Work task = Nothing in the data should be altered when it is repeated in full.

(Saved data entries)
________

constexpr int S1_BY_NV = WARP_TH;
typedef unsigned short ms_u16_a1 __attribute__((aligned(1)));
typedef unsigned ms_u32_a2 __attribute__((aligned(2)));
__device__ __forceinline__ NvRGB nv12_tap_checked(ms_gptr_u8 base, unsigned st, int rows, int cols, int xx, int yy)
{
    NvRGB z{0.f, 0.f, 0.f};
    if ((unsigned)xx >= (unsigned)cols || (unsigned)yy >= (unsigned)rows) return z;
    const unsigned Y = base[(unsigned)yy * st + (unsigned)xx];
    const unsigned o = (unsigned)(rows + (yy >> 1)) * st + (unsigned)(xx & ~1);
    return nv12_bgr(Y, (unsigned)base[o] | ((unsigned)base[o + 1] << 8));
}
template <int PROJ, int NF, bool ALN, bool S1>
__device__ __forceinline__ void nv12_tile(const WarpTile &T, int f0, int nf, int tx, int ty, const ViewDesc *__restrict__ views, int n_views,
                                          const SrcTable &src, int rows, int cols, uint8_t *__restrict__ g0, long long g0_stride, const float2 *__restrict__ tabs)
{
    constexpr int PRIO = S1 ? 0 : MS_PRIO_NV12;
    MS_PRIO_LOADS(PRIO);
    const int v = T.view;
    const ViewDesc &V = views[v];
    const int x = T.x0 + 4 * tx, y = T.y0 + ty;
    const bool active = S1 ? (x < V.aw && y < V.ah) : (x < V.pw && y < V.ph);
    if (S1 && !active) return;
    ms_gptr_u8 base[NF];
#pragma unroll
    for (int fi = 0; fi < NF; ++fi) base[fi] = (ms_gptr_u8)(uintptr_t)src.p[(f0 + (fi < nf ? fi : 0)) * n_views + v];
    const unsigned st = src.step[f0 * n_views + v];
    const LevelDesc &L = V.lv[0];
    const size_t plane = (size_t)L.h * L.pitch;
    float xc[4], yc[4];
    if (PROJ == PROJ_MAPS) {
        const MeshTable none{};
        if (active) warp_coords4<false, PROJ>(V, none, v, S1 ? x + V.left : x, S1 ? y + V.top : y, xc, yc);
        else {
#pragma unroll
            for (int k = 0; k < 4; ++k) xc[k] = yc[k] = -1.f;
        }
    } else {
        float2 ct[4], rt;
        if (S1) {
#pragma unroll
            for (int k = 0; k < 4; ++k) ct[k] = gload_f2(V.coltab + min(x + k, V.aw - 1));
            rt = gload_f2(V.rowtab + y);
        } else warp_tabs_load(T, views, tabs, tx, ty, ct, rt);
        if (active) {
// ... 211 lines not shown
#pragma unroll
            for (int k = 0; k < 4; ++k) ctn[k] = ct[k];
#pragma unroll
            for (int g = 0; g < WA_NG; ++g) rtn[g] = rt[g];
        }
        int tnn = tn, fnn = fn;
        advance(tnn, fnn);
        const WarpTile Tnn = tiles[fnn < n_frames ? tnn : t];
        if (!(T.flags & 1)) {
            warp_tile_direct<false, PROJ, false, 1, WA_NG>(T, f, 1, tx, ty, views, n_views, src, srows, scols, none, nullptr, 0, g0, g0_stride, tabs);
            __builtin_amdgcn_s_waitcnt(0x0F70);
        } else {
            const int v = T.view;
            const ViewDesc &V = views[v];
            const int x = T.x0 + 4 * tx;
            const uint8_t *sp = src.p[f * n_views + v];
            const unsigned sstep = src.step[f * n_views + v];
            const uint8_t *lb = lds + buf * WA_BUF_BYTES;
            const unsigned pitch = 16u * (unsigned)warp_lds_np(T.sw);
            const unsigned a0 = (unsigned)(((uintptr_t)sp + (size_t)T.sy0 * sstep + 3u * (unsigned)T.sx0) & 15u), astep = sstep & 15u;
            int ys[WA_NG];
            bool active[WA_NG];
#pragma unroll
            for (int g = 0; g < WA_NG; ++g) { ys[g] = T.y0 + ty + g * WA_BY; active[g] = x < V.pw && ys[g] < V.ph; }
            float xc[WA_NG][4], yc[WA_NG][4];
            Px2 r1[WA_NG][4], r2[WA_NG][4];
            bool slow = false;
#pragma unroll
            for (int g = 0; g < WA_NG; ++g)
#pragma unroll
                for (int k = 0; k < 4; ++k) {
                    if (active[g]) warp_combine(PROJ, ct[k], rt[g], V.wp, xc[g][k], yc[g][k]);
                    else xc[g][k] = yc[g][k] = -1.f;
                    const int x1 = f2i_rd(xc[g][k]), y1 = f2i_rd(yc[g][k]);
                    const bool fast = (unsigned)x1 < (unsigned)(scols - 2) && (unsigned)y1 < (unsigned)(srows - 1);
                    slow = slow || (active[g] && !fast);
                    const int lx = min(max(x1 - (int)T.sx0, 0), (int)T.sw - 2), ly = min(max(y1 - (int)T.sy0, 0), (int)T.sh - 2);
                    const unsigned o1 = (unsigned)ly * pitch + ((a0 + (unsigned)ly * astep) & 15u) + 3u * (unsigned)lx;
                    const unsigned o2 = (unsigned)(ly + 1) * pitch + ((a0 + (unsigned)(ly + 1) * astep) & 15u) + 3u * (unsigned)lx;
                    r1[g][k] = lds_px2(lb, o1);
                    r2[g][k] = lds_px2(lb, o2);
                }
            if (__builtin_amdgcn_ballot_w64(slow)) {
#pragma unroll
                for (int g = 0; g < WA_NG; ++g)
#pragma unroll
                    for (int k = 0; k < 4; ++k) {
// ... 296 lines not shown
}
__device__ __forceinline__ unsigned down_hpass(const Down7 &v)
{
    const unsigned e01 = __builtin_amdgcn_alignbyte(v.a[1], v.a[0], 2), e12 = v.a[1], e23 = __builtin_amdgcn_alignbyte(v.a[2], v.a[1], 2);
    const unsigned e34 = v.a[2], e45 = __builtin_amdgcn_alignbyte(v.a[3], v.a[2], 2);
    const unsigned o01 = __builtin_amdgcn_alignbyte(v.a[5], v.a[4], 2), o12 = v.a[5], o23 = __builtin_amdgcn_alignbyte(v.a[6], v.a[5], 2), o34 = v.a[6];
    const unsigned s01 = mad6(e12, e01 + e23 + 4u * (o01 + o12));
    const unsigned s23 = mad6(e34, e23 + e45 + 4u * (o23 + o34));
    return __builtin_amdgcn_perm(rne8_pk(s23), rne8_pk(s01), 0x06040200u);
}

________

Output of the exercise =
constexpr int S1_BY_NV = WARP_TH;
typedef unsigned short ms_u16_a1 __attribute__((aligned(1)));
typedef unsigned ms_u32_a2 __attribute__((aligned(2)));
__device__ __forceinline__ NvRGB nv12_tap_checked(ms_gptr_u8 base, unsigned st, int rows, int cols, int xx, int yy)
{
    NvRGB z{0.f, 0.f, 0.f};
    if ((unsigned)xx >= (unsigned)cols || (unsigned)yy >= (unsigned)rows) return z;
    const unsigned Y = base[(unsigned)yy * st + (unsigned)xx];
    const unsigned o = (unsigned)(rows + (yy >> 1)) * st + (unsigned)(xx & ~1);
    return nv12_bgr(Y, (unsigned)base[o] | ((unsigned)base[o + 1] << 8));
}
template <int PROJ, int NF, bool ALN, bool S1>
__device__ __forceinline__ void nv12_tile(const WarpTile &T, int f0, int nf, int tx, int ty, const ViewDesc *__restrict__ views, int n_views,
                                          const SrcTable &src, int rows, int cols, uint8_t *__restrict__ g0, long long g0_stride, const float2 *__restrict__ tabs)
{
    constexpr int PRIO = S1 ? 0 : MS_PRIO_NV12;
    MS_PRIO_LOADS(PRIO);
    const int v = T.view;
    const ViewDesc &V = views[v];
    const int x = T.x0 + 4 * tx, y = T.y0 + ty;
    const bool active = S1 ? (x < V.aw && y < V.ah) : (x < V.pw && y < V.ph);
    if (S1 && !active) return;
    ms_gptr_u8 base[NF];
#pragma unroll
    for (int fi = 0; fi < NF; ++fi) base[fi] = (ms_gptr_u8)(uintptr_t)src.p[(f0 + (fi < nf ? fi : 0)) * n_views + v];
    const unsigned st = src.step[f0 * n_views + v];
    const LevelDesc &L = V.lv[0];
    const size_t plane = (size_t)L.h * L.pitch;
    float xc[4], yc[4];
    if (PROJ == PROJ_MAPS) {
        const MeshTable none{};
        if (active) warp_coords4<false, PROJ>(V, none, v, S1 ? x + V.left : x, S1 ? y + V.top : y, xc, yc);
        else {
#pragma unroll
            for (int k = 0; k < 4; ++k) xc[k] = yc[k] = -1.f;
        }
    } else {
        float2 ct[4], rt;
        if (S1) {
#pragma unroll
            for (int k = 0; k < 4; ++k) ct[k] = gload_f2(V.coltab + min(x + k, V.aw - 1));
            rt = gload_f2(V.rowtab + y);
        } else warp_tabs_load(T, views, tabs, tx, ty, ct, rt);
        if (active) {
// ... 211 lines not shown
#pragma unroll
            for (int k = 0; k < 4; ++k) ctn[k] = ct[k];
#pragma unroll
            for (int g = 0; g < WA_NG; ++g) rtn[g] = rt[g];
        }
        int tnn = tn, fnn = fn;
        advance(tnn, fnn);
        const WarpTile Tnn = tiles[fnn < n_frames ? tnn : t];
        if (!(T.flags & 1)) {
            warp_tile_direct<false, PROJ, false, 1, WA_NG>(T, f, 1, tx, ty, views, n_views, src, srows, scols, none, nullptr, 0, g0, g0_stride, tabs);
            __builtin_amdgcn_s_waitcnt(0x0F70);
        } else {
            const int v = T.view;
            const ViewDesc &V = views[v];
            const int x = T.x0 + 4 * tx;
            const uint8_t *sp = src.p[f * n_views + v];
            const unsigned sstep = src.step[f * n_views + v];
            const uint8_t *lb = lds + buf * WA_BUF_BYTES;
            const unsigned pitch = 16u * (unsigned)warp_lds_np(T.sw);
            const unsigned a0 = (unsigned)(((uintptr_t)sp + (size_t)T.sy0 * sstep + 3u * (unsigned)T.sx0) & 15u), astep = sstep & 15u;
            int ys[WA_NG];
            bool active[WA_NG];
#pragma unroll
            for (int g = 0; g < WA_NG; ++g) { ys[g] = T.y0 + ty + g * WA_BY; active[g] = x < V.pw && ys[g] < V.ph; }
            float xc[WA_NG][4], yc[WA_NG][4];
            Px2 r1[WA_NG][4], r2[WA_NG][4];
            bool slow = false;
#pragma unroll
            for (int g = 0; g < WA_NG; ++g)
#pragma unroll
                for (int k = 0; k < 4; ++k) {
                    if (active[g]) warp_combine(PROJ, ct[k], rt[g], V.wp, xc[g][k], yc[g][k]);
                    else xc[g][k] = yc[g][k] = -1.f;
                    const int x1 = f2i_rd(xc[g][k]), y1 = f2i_rd(yc[g][k]);
                    const bool fast = (unsigned)x1 < (unsigned)(scols - 2) && (unsigned)y1 < (unsigned)(srows - 1);
                    slow = slow || (active[g] && !fast);
                    const int lx = min(max(x1 - (int)T.sx0, 0), (int)T.sw - 2), ly = min(max(y1 - (int)T.sy0, 0), (int)T.sh - 2);
                    const unsigned o1 = (unsigned)ly * pitch + ((a0 + (unsigned)ly * astep) & 15u) + 3u * (unsigned)lx;
                    const unsigned o2 = (unsigned)(ly + 1) * pitch + ((a0 + (unsigned)(ly + 1) * astep) & 15u) + 3u * (unsigned)lx;
                    r1[g][k] = lds_px2(lb, o1);
                    r2[g][k] = lds_px2(lb, o2);
                }
            if (__builtin_amdgcn_ballot_w64(slow)) {
#pragma unroll
                for (int g = 0; g < WA_NG; ++g)
#pragma unroll
                    for (int k = 0; k < 4; ++k) {
// ... 296 lines not shown
}
__device__ __forceinline__ unsigned down_hpass(const Down7 &v)
{
    const unsigned e01 = __builtin_amdgcn_alignbyte(v.a[1], v.a[0], 2), e12 = v.a[1], e23 = __builtin_amdgcn_alignbyte(v.a[2], v.a[1], 2);
    const unsigned e34 = v.a[2], e45 = __builtin_amdgcn_alignbyte(v.a[3], v.a[2], 2);
    const unsigned o01 = __builtin_amdgcn_alignbyte(v.a[5], v.a[4], 2), o12 = v.a[5], o23 = __builtin_amdgcn_alignbyte(v.a[6], v.a[5], 2), o34 = v.a[6];
    const unsigned s01 = mad6(e12, e01 + e23 + 4u * (o01 + o12));
    const unsigned s23 = mad6(e34, e23 + e45 + 4u * (o23 + o34));
    return __builtin_amdgcn_perm(rne8_pk(s23), rne8_pk(s01), 0x06040200u);
}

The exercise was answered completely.